Items from a data source:
enum : uint32_t {
    KCTR_CHUNKS = 0,
    KCTR_POOL_OVERFLOW,
    KCTR_PAIR_OVERFLOW,
    KCTR_NWIDE,
    KCTR_LIST_OVERFLOW,
    KCTR_RAW = 5,
    KCTR_RECORDS = 6,
    KCTR_RECORDS_HI = 7,
    KCTR_SLOW = 8,
// ... 295 lines not shown
template <class PV> __device__ __forceinline__ void rowtab_finish(const RowTab& R, const PV& pv, uint32_t lane) {
    lds_sync();
    for (uint32_t X = lane; X < R.n; X += WAVE) {
        const uint32_t e = R.end[X];
        if (e) pool_cold(pv)->chunk_fill[(e - 1u) >> CH_SHIFT] = CH_REC - (e - R.pos[X]);
    }
}
template <bool ROWS, class PV>
__device__ __forceinline__ void rec_emit(WaveArena& A, const PV& pv, const RowTab& R, bool on, uint32_t X, unsigned long long rows, unsigned long long cols,
                                         uint32_t w, uint32_t stream, uint32_t lane, unsigned long long lt_mask) {
    if constexpr (ROWS) row_emit(A, pv, R, on, X, rows, cols, w, stream, lane, lt_mask);
    else wide_emit(A, pv, on, rows, cols, w, stream, lane, lt_mask);
}
__device__ __forceinline__ void rec_store_diag(const PoolView& pv, uint32_t slot, unsigned long long rows, uint32_t w) {
    const uint32_t ch = slot >> CH_SHIFT, r = slot & (CH_REC - 1u);
    ((unsigned long long*)(pv.rec + ((size_t)ch << (CH_SHIFT + 4))))[r] = rows;
    pv.recw[slot] = w;
}

__global__ void call_prologue_kernel(uint32_t* __restrict__ state, uint32_t n_state, uint32_t* __restrict__ chunk_fill, uint32_t* __restrict__ chunk_key,
                                     uint32_t pool_cap, unsigned char* __restrict__ touched, uint32_t n_touched) {
    const uint32_t i = blockIdx.x * blockDim.x + threadIdx.x;
    if (i < n_state) state[i] = 0u;
    if (i < pool_cap) { chunk_fill[i] = 0u; chunk_key[i] = 0xFFFFFFFFu; }
    if (i < n_touched) touched[i] = 0;
}

struct K0Params {
    const uint2* k0in;
    const uint32_t* bitrel;
    const uint64_t* blkbase;
    const uint64_t* bits;
    const uint32_t* perm;
    uint32_t P;
    uint32_t short_ids;
    BlockMap bm;
    unsigned long long* p0_mask;
    uint32_t* p0_info;
    uint32_t* pair_ofs;
    uint16_t* pair_blk;
    unsigned long long* pair_mask;
    uint32_t* pair_cursor;
    uint32_t n_regions, region_cap, spill_cap;
    uint32_t* counters;
};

§ **What the exercise asks**
Look through the entries above. Copy each line in which the string "lane" occurs.

§ **Exercise answer**
template <class PV> __device__ __forceinline__ void rowtab_finish(const RowTab& R, const PV& pv, uint32_t lane) {
    for (uint32_t X = lane; X < R.n; X += WAVE) {
                                         uint32_t w, uint32_t stream, uint32_t lane, unsigned long long lt_mask) {
    if constexpr (ROWS) row_emit(A, pv, R, on, X, rows, cols, w, stream, lane, lt_mask);
    else wide_emit(A, pv, on, rows, cols, w, stream, lane, lt_mask);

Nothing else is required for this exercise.